▼
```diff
diff --git a/robosuite_amd/backend.py b/robosuite_amd/backend.py
--- a/robosuite_amd/backend.py
+++ b/robosuite_amd/backend.py
@@ -241,6 +241,8 @@
         L.rsim_profile_env.argtypes = [vp, C.c_int]
         L.rsim_tier_snapshot.argtypes = [vp, vp]
         L.rsim_tier_stats.argtypes = [vp, vp]
+        if hasattr(L, "rsim_restart_flags"):
+            L.rsim_restart_flags.argtypes = [vp, vp]
         L.rsim_tuning_defaults.restype = C.c_char_p
         L.rsim_name2id.argtypes = [vp, C.c_char_p, C.c_char_p]
         L.rsim_id2name.argtypes = [vp, C.c_char_p, C.c_int]; L.rsim_id2name.restype = C.c_char_p
@@ -583,6 +585,11 @@
         _chk(self._L.rsim_tier_snapshot(self.ptr, out.ctypes.data))
         return out
 
+    def restart_flags(self):
+        out = np.zeros(self.B, dtype=np.int32)
+        _chk(self._L.rsim_restart_flags(self.ptr, out.ctypes.data))
+        return out
+
     def tier_stats(self):
         out = np.zeros(2, dtype=np.uint64)
         _chk(self._L.rsim_tier_stats(self.ptr, out.ctypes.data))
diff --git a/robosuite_amd/csrc/rsim_api.cpp b/robosuite_amd/csrc/rsim_api.cpp
--- a/robosuite_amd/csrc/rsim_api.cpp
+++ b/robosuite_amd/csrc/rsim_api.cpp
@@ -157,6 +157,7 @@
   int tier;
   int lim_w[10];
   int* d_tier[2];
+  int separate_reset;
   int tier_flip;
   int share_cm;
   void* d_cm_w;
@@ -841,6 +842,7 @@
   dm.ctrl = m->ctrl;
   b->cs = m->ctrl.enabled ? m->ctrl.cs_size : RSIM_CS_SIZE;
   dm.ctrl.cs_size = b->cs;
+  { const char* e = getenv("RSIM_SEPARATE_RESET_PASS"); b->separate_reset = (e && atoi(e) != 0) ? 1 : 0; }
   b->tier = TIER_NONE;
   if (b->cs <= RSIM_CS_LDS && !getenv("RSIM_NO_TIERS") && b->cfg <= 3) {
     int lw[10];
@@ -1156,6 +1158,8 @@
   }
   const bool grouped = (flags & RF_EPISODE) && (flags & RF_CTRL) && b->ngroups > 1;
   const bool early = (flags & RF_EPISODE) && b->early_rules && b->db.bank;
+  const bool inkernel = (b->lim[9] & 32) && !b->separate_reset && !early && (flags & RF_EPISODE) && (flags & RF_CTRL) && !(flags & RF_DEBUG);
+  if (inkernel) flags |= RF_RESET_INKERNEL;
   if (!grouped || b->cm_dirty || memcmp(&b->cm_ctrl, &b->dm.ctrl, sizeof(DCtrl))) { if (join_groups(b)) return 1; }
   if (ensure_constants(b)) return 1;
   if ((flags & RF_OBS) && !b->dm.task.enabled) return fail("the task (observation / reward epilogue) was configured after the batch was created");
@@ -1190,7 +1194,7 @@
         if (wide_pass(b, actions, n_sub, flags, 2, b->d_wlist[1] + e0, cnt + 1, b->gstream[g])) return 1;
       }
       if (early && end_episodes_launch(b, e0, e1 - e0, nullptr, 0, (flags & (RF_APPLIED | RF_DEBUG)) ? 1 : 0, b->gstream[g])) return 1;
-      if (b->db.bank && (b->db.horizon > 0 || early)) {
+      if (!inkernel && b->db.bank && (b->db.horizon > 0 || early)) {
         db.order = nullptr; db.cost = nullptr;
         if (b->db.bank_P > 0 && b->db.cm_stride) {
           e = k_prepare_launch[b->cfg](&b->dm, &db, e1 - e0, 1, b->gstream[g]);
@@ -1246,12 +1250,12 @@
   if (sched1) b->nstep++;
   if (early && end_episodes_launch(b, 0, b->B, nullptr, 0, (flags & (RF_APPLIED | RF_DEBUG)) ? 1 : 0, b->stream)) return 1;
   if ((flags & RF_EPISODE) && b->db.bank && (b->db.horizon > 0 || early)) {
-    if (b->db.bank_P > 0 && b->db.cm_stride) {
+    if (!inkernel && b->db.bank_P > 0 && b->db.cm_stride) {
       e = k_prepare_launch[b->cfg](&b->dm, &b->db, b->B, 1, b->stream);
       if (e) return fail("constant-block kernel launch failed: %s", hipGetErrorString((hipError_t)e));
     }
     if (traced) tr_mark(b, 6);
-    if (b->dm.task.enabled) {
+    if (!inkernel && b->dm.task.enabled) {
       DBatch db2 = b->db;
       db2.order = nullptr; db2.cost = nullptr;
       db2.tier_cur = nullptr; db2.tier_next = nullptr; db2.tier_pass = -1; db2.wlist = nullptr; db2.wcount = nullptr; db2.wlist2 = nullptr; db2.wcount2 = nullptr;
@@ -1598,6 +1602,14 @@
   if (join_groups(b)) return 1;
   HIPCHK(hipStreamSynchronize(b->stream));
   HIPCHK(hipMemcpy(host_tier, b->d_tier[b->tier_flip], (size_t)b->B * sizeof(int), hipMemcpyDeviceToHost));
+  return 0;
+}
+extern "C" int rsim_restart_flags(rsim_batch* b, int* host_flags) {
+  if (!host_flags) return fail("rsim_restart_flags: null destination");
+  HIPCHK(hipSetDevice(b->device));
+  if (join_groups(b)) return 1;
+  HIPCHK(hipStreamSynchronize(b->stream));
+  HIPCHK(hipMemcpy(host_flags, b->db.needs_reset, (size_t)b->B * sizeof(int), hipMemcpyDeviceToHost));
   return 0;
 }
 
diff --git a/robosuite_amd/csrc/rsim_internal.h b/robosuite_amd/csrc/rsim_internal.h
--- a/robosuite_amd/csrc/rsim_internal.h
+++ b/robosuite_amd/csrc/rsim_internal.h
@@ -237,4 +237,5 @@
   RF_RESET_ONLY = 256,
   RF_NOSTORE = 512,
   RF_APPLIED = 1024,
-};
+  RF_RESET_INKERNEL = 2048,
+};
diff --git a/robosuite_amd/csrc/rsim_step.hip b/robosuite_amd/csrc/rsim_step.hip
--- a/robosuite_amd/csrc/rsim_step.hip
+++ b/robosuite_amd/csrc/rsim_step.hip
@@ -3920,19 +3920,21 @@
   }
 };
 
-struct Handover { int sub0; float time; bool fresh_ctrl, handed; int ndiverged, need_con, need_efc; float cstate; unsigned t_launch; };
+struct Handover { int sub0; float time; bool fresh_ctrl, handed; int ndiverged, need_con, need_efc; float cstate; unsigned t_launch;
+                  bool restarted; };
 
 template <int NB, int NJ, int NV, int NG, int NS, int NCON, int NEFC, int NPAIR, bool DBG, int FUSED = 0>
 __device__ __forceinline__ bool step_body(const DModel& m, const DBatch& b, const float* __restrict__ actions, int n_sub, int flags, int slot, Handover* ho = nullptr) {
   typedef Smem<NB, NJ, NV, NG, NS, NCON, NEFC, NPAIR> SM;
-  const int lane = threadIdx.x;
-  const int tpass = (!DBG && b.tier_cur) ? (FUSED == 2 ? 2 : FUSED == 1 ? 0 : b.tier_pass) : -1;
+  const int lane = FUSED ? opaque_lane((int)threadIdx.x) : (int)threadIdx.x;
+  const bool reentry = FUSED == 1 && (flags & RF_RESET_ONLY);
+  const int tpass = (!DBG && b.tier_cur && !reentry) ? (FUSED == 2 ? 2 : FUSED == 1 ? 0 : b.tier_pass) : -1;
   const bool resume = FUSED == 2 && ho->sub0 > 0;
   if ((tpass <= 0 || FUSED) && slot >= (b.nenv ? b.nenv : b.B)) return false;
   const int env = uni((tpass > 0 && !FUSED) ? b.wlist[slot] : (b.order ? b.order[slot] : slot) + b.env0);
-  if ((flags & RF_RESET_ONLY) && !b.needs_reset[env]) return false;
+  if (!reentry && (flags & RF_RESET_ONLY) && !b.needs_reset[env]) return false;
   if (!FUSED && tpass == 0 && b.tier_cur[env] != 0) return false;
-  const unsigned t_launch = resume ? ho->t_launch : (b.cost ? (unsigned)uni((int)(clock64() >> 6)) : 0u);
+  const unsigned t_launch = resume ? ho->t_launch : ((b.cost && !reentry) ? (unsigned)uni((int)(clock64() >> 6)) : 0u);
   const float* fp = m.ft + (size_t)env * m.fstride;
   Sim<SM> sim(m, fp, lane, b.prof, b.cm, b.cm_stride ? (const char*)b.cm_env + (size_t)env * b.cm_stride : (const char*)b.cm);
   sim.pf.acc = b.prof_env == -1 || b.prof_env == env;
@@ -4110,6 +4112,7 @@
         for (int i = lane; i < m.nbody * 6; i += 64) b.xfrc_applied[(size_t)env * m.nbody * 6 + i] = 0.f;
       }
       if (lane == 0) { b.ep_index[env] = ep; b.needs_reset[env] = 1; }
+      if constexpr (FUSED != 0) ho->restarted = true;
       SYNC();
     }
     if (lane == 0) { b.done[env] = done ? 1 : 0; b.ep_step[env] = st; }
@@ -4123,7 +4126,7 @@
   }
   if (b.overflow && lane == 0 && sim.ovf) b.overflow[env] += sim.ovf;
   if (b.cap_need && lane == 0) { int* cn = b.cap_need + 2 * (size_t)env; if (sim.need_con > cn[0]) cn[0] = sim.need_con; if (sim.need_efc > cn[1]) cn[1] = sim.need_efc; }
-  if (b.cost && lane == 0) {
+  if (b.cost && !reentry && lane == 0) {
     unsigned cst = (unsigned)(clock64() >> 6) - t_launch;
     if (sim.near_sep < m.near_thresh) cst += (unsigned)((float)cst * m.near_gain);
     b.cost[env] = cst;
@@ -4178,19 +4181,38 @@
 #define b bk
   const int slot = (int)blockIdx.x;
   Handover ho;
-  ho.sub0 = 0; ho.time = 0.f; ho.fresh_ctrl = false; ho.handed = false; ho.ndiverged = 0; ho.need_con = 0; ho.need_efc = 0; ho.cstate = 0.f; ho.t_launch = 0u;
+  ho.sub0 = 0; ho.time = 0.f; ho.fresh_ctrl = false; ho.handed = false; ho.ndiverged = 0; ho.need_con = 0; ho.need_efc = 0; ho.cstate = 0.f; ho.t_launch = 0u; ho.restarted = false;
   bool wide = false;
   if (b.tier_cur) {
     if (slot >= (b.nenv ? b.nenv : b.B)) return;
     wide = b.tier_cur[uni((b.order ? b.order[slot] : slot) + b.env0)] != 0;
   }
-  if (!wide) {
-    const int over = uni(step_body<NB, NJ, NV, NG, NS, NCON, NEFC, NPAIR, false, 1>(m, b, actions, n_sub, flags, slot, &ho) ? 1 : 0);
-    if (!over) return;
-    ho.sub0 = uni(ho.sub0); ho.time = __builtin_bit_cast(float, uni(__builtin_bit_cast(int, ho.time))); ho.fresh_ctrl = uni(ho.fresh_ctrl ? 1 : 0) != 0; ho.handed = true;
-    ho.ndiverged = uni(ho.ndiverged); ho.need_con = uni(ho.need_con); ho.need_efc = uni(ho.need_efc); ho.t_launch = (unsigned)uni((int)ho.t_launch);
-  }
-  step_body<RSIM_DIMS_W, false, 2>(m, b, actions, n_sub, flags, slot, &ho);
+  const float* act = actions;
+  int nsub = n_sub, fl = flags;
+  for (;;) {
+    bool over = wide;
+    if (!wide) {
+      over = uni(step_body<NB, NJ, NV, NG, NS, NCON, NEFC, NPAIR, false, 1>(m, b, act, nsub, fl, slot, &ho) ? 1 : 0) != 0;
+      if (over) {
+        ho.sub0 = uni(ho.sub0); ho.time = __builtin_bit_cast(float, uni(__builtin_bit_cast(int, ho.time))); ho.fresh_ctrl = uni(ho.fresh_ctrl ? 1 : 0) != 0; ho.handed = true;
+        ho.ndiverged = uni(ho.ndiverged); ho.need_con = uni(ho.need_con); ho.need_efc = uni(ho.need_efc); ho.t_launch = (unsigned)uni((int)ho.t_launch);
+      }
+    }
+    if (over) step_body<RSIM_DIMS_W, false, 2>(m, b, act, nsub, fl, slot, &ho);
+    if (!(fl & RF_RESET_INKERNEL) || !uni(ho.restarted ? 1 : 0)) return;
+    __builtin_amdgcn_fence(__ATOMIC_RELEASE, "agent"); __builtin_amdgcn_wave_barrier(); __builtin_amdgcn_fence(__ATOMIC_ACQUIRE, "agent");
+    __builtin_amdgcn_s_dcache_inv();
+    if (b.cm_stride != 0 && b.bank_P > 0) {
+      const int env = uni((b.order ? b.order[slot] : slot) + b.env0);
+      char* const cmb = (char*)b.cm_env + (size_t)env * b.cm_stride;
+      Sim<Smem<NB, NJ, NV, NG, NS, NCON, NEFC, NPAIR>> ps(m, m.ft + (size_t)env * m.fstride, opaque_lane((int)threadIdx.x), nullptr, cmb, cmb);
+      ps.prepare_constants((cmw_t)cmb);
+      __builtin_amdgcn_fence(__ATOMIC_RELEASE, "agent"); __builtin_amdgcn_wave_barrier(); __builtin_amdgcn_fence(__ATOMIC_ACQUIRE, "agent");
+      __builtin_amdgcn_s_dcache_inv();
+    }
+    if (!m.task.enabled) return;
+    act = nullptr; nsub = 1; fl = RF_POSVEL | RF_ACTSOLVE | RF_OBS | RF_RESET_ONLY; wide = false;
+  }
 #undef m
 #undef b
 #else
```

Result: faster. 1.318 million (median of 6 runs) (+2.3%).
▲
Write out each line above with the word "hipMemcpyDeviceToHost".

» **Written answer**:
   HIPCHK(hipMemcpy(host_tier, b->d_tier[b->tier_flip], (size_t)b->B * sizeof(int), hipMemcpyDeviceToHost));
+  HIPCHK(hipMemcpy(host_flags, b->db.needs_reset, (size_t)b->B * sizeof(int), hipMemcpyDeviceToHost));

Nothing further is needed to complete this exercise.